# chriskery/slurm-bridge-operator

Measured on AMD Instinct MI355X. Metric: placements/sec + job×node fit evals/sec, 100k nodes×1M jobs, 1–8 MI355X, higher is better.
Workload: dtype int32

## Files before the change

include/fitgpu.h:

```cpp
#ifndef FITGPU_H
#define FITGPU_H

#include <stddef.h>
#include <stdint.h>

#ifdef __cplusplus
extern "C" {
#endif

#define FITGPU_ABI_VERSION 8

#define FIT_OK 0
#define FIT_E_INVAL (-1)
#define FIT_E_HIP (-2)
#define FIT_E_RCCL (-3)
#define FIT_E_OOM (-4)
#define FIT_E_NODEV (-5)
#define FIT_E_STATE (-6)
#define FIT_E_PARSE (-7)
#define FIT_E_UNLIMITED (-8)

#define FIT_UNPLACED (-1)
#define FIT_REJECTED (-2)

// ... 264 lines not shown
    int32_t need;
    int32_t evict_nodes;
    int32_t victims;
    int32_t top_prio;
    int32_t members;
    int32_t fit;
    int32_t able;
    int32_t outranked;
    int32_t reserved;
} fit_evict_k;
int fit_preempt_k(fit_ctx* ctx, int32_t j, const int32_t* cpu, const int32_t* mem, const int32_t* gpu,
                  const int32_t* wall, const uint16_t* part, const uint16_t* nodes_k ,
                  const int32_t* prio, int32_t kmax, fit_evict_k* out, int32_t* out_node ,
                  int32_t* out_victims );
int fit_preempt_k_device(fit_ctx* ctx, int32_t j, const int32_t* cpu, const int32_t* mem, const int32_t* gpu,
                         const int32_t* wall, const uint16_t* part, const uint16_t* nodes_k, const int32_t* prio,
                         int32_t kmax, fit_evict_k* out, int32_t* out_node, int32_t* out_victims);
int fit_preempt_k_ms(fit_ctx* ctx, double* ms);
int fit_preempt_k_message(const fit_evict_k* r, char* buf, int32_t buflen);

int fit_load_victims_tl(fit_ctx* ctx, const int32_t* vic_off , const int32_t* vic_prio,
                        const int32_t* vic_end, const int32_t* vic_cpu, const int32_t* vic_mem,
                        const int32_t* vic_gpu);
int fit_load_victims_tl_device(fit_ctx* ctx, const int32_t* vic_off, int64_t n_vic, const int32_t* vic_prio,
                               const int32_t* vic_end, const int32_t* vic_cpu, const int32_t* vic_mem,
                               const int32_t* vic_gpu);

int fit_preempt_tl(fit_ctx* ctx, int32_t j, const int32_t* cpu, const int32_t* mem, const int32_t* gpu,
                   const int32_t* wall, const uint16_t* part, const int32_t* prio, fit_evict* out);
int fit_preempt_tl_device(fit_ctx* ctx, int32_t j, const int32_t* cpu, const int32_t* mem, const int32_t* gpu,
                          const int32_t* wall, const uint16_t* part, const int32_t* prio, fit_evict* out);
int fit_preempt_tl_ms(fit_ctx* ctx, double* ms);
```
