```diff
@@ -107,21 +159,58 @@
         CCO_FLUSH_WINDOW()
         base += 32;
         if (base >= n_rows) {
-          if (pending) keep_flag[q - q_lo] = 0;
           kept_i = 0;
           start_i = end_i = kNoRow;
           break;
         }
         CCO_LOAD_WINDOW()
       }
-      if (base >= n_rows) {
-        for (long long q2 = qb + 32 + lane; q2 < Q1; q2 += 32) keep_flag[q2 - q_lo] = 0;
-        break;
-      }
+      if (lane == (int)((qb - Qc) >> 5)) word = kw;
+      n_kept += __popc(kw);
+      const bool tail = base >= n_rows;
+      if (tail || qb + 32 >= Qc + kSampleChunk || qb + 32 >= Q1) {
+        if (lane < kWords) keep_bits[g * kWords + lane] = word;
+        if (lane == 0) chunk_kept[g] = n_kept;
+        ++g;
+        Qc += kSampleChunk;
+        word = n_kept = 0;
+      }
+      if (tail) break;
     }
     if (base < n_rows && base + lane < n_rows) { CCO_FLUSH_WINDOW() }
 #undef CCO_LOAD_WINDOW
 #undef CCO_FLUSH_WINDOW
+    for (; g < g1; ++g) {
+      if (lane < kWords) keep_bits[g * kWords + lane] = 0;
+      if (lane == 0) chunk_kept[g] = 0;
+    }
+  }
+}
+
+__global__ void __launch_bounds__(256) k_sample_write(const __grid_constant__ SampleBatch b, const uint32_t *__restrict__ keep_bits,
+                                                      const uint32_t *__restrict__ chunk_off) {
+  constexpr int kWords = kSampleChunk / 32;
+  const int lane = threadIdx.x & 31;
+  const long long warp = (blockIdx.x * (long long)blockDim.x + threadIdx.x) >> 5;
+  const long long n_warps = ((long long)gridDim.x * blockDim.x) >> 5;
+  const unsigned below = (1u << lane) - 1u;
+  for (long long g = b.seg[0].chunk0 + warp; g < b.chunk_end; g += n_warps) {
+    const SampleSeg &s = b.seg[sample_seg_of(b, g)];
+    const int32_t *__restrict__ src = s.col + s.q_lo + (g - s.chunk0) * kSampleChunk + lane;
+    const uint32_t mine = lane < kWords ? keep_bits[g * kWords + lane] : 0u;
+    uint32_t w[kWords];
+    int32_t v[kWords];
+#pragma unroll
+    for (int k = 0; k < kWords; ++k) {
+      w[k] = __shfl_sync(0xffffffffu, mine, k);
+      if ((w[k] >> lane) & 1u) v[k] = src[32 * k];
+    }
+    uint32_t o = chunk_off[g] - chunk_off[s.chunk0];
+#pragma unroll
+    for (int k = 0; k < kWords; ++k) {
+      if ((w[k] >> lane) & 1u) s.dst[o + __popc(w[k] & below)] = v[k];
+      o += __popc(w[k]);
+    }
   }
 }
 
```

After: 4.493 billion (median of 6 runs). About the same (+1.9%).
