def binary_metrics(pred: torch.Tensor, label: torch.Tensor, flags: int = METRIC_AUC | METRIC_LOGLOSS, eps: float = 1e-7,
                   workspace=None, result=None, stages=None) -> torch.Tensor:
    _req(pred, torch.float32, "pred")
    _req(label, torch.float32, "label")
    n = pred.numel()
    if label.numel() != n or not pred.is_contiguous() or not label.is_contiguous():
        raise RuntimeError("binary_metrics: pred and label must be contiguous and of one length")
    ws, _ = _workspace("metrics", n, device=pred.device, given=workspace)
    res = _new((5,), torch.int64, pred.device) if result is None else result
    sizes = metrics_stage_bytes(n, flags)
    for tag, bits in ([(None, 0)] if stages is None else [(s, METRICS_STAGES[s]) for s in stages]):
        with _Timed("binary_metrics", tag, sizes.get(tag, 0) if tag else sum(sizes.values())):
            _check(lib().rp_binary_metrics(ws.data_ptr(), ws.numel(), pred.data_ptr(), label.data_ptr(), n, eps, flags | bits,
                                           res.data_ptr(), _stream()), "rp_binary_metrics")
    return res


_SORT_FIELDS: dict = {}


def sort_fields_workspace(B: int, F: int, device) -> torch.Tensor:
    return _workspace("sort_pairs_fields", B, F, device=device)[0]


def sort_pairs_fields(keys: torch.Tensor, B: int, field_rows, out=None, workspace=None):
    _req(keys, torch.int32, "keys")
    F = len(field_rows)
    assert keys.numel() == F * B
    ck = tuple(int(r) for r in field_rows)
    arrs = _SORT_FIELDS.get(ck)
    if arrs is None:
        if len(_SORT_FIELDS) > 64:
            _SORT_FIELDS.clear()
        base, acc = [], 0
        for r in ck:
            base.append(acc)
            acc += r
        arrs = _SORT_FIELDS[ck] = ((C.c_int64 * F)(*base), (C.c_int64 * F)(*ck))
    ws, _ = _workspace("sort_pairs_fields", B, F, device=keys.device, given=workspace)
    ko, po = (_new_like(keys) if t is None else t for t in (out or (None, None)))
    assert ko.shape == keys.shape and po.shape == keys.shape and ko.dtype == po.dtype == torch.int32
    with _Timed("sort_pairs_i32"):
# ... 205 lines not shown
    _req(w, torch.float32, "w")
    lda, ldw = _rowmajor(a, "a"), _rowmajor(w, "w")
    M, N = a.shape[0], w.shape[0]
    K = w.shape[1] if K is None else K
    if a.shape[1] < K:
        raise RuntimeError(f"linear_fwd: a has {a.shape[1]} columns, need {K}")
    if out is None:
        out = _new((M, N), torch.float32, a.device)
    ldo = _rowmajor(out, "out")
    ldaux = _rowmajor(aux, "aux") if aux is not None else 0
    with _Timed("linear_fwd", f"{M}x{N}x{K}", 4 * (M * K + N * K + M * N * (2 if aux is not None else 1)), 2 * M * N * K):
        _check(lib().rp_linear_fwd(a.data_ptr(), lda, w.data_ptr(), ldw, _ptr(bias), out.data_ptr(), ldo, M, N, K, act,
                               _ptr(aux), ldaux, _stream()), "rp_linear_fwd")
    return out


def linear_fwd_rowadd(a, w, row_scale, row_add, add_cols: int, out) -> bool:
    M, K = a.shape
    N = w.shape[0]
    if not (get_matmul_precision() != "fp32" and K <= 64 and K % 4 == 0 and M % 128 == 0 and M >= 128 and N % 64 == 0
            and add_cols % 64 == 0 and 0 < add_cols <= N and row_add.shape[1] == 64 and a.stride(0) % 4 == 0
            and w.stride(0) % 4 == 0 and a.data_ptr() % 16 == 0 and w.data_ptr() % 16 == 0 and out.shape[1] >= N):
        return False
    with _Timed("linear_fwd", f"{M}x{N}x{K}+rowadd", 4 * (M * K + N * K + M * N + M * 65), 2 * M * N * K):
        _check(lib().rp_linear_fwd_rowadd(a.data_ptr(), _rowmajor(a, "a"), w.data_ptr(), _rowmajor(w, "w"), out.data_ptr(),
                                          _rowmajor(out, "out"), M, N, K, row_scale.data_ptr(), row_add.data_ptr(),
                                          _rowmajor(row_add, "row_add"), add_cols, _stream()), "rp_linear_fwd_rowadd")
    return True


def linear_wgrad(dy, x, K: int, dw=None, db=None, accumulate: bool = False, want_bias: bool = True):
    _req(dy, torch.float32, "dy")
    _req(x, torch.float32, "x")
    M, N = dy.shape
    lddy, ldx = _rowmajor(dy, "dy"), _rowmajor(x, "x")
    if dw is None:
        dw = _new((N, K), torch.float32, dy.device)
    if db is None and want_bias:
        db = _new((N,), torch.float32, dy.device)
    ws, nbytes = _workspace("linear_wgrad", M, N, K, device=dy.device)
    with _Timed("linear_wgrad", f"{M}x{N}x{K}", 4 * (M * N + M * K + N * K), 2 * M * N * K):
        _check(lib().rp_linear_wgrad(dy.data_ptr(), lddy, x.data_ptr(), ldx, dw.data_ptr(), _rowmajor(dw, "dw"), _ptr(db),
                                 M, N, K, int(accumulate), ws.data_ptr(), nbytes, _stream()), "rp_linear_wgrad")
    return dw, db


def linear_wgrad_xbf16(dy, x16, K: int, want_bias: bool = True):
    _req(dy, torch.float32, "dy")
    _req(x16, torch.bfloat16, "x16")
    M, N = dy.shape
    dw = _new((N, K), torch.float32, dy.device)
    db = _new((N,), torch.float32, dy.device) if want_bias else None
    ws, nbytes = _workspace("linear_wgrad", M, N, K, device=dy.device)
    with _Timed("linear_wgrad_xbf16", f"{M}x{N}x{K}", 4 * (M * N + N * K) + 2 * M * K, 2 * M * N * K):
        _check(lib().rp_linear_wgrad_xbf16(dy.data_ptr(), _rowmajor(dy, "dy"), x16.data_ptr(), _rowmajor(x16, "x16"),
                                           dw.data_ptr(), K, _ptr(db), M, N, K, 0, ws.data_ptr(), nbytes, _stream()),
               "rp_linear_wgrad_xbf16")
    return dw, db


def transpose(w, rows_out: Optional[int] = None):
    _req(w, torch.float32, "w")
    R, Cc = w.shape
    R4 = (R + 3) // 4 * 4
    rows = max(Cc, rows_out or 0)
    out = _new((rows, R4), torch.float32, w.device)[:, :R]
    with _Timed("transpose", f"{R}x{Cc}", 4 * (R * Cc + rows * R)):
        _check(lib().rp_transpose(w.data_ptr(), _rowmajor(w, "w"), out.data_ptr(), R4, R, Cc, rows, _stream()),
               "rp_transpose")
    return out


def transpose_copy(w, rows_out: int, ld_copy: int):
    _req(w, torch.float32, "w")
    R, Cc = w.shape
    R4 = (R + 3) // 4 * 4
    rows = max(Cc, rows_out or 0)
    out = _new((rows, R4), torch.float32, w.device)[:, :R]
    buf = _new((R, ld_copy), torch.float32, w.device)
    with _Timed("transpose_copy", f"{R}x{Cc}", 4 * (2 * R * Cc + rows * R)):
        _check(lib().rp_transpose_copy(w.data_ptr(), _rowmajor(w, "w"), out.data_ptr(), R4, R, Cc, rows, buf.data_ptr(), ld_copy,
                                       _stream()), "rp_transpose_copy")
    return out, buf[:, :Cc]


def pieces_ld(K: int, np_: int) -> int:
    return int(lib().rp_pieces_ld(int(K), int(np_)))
----
## Work task
Reply with nothing except the number of lines in the listing above that include "stride".

## Written response
2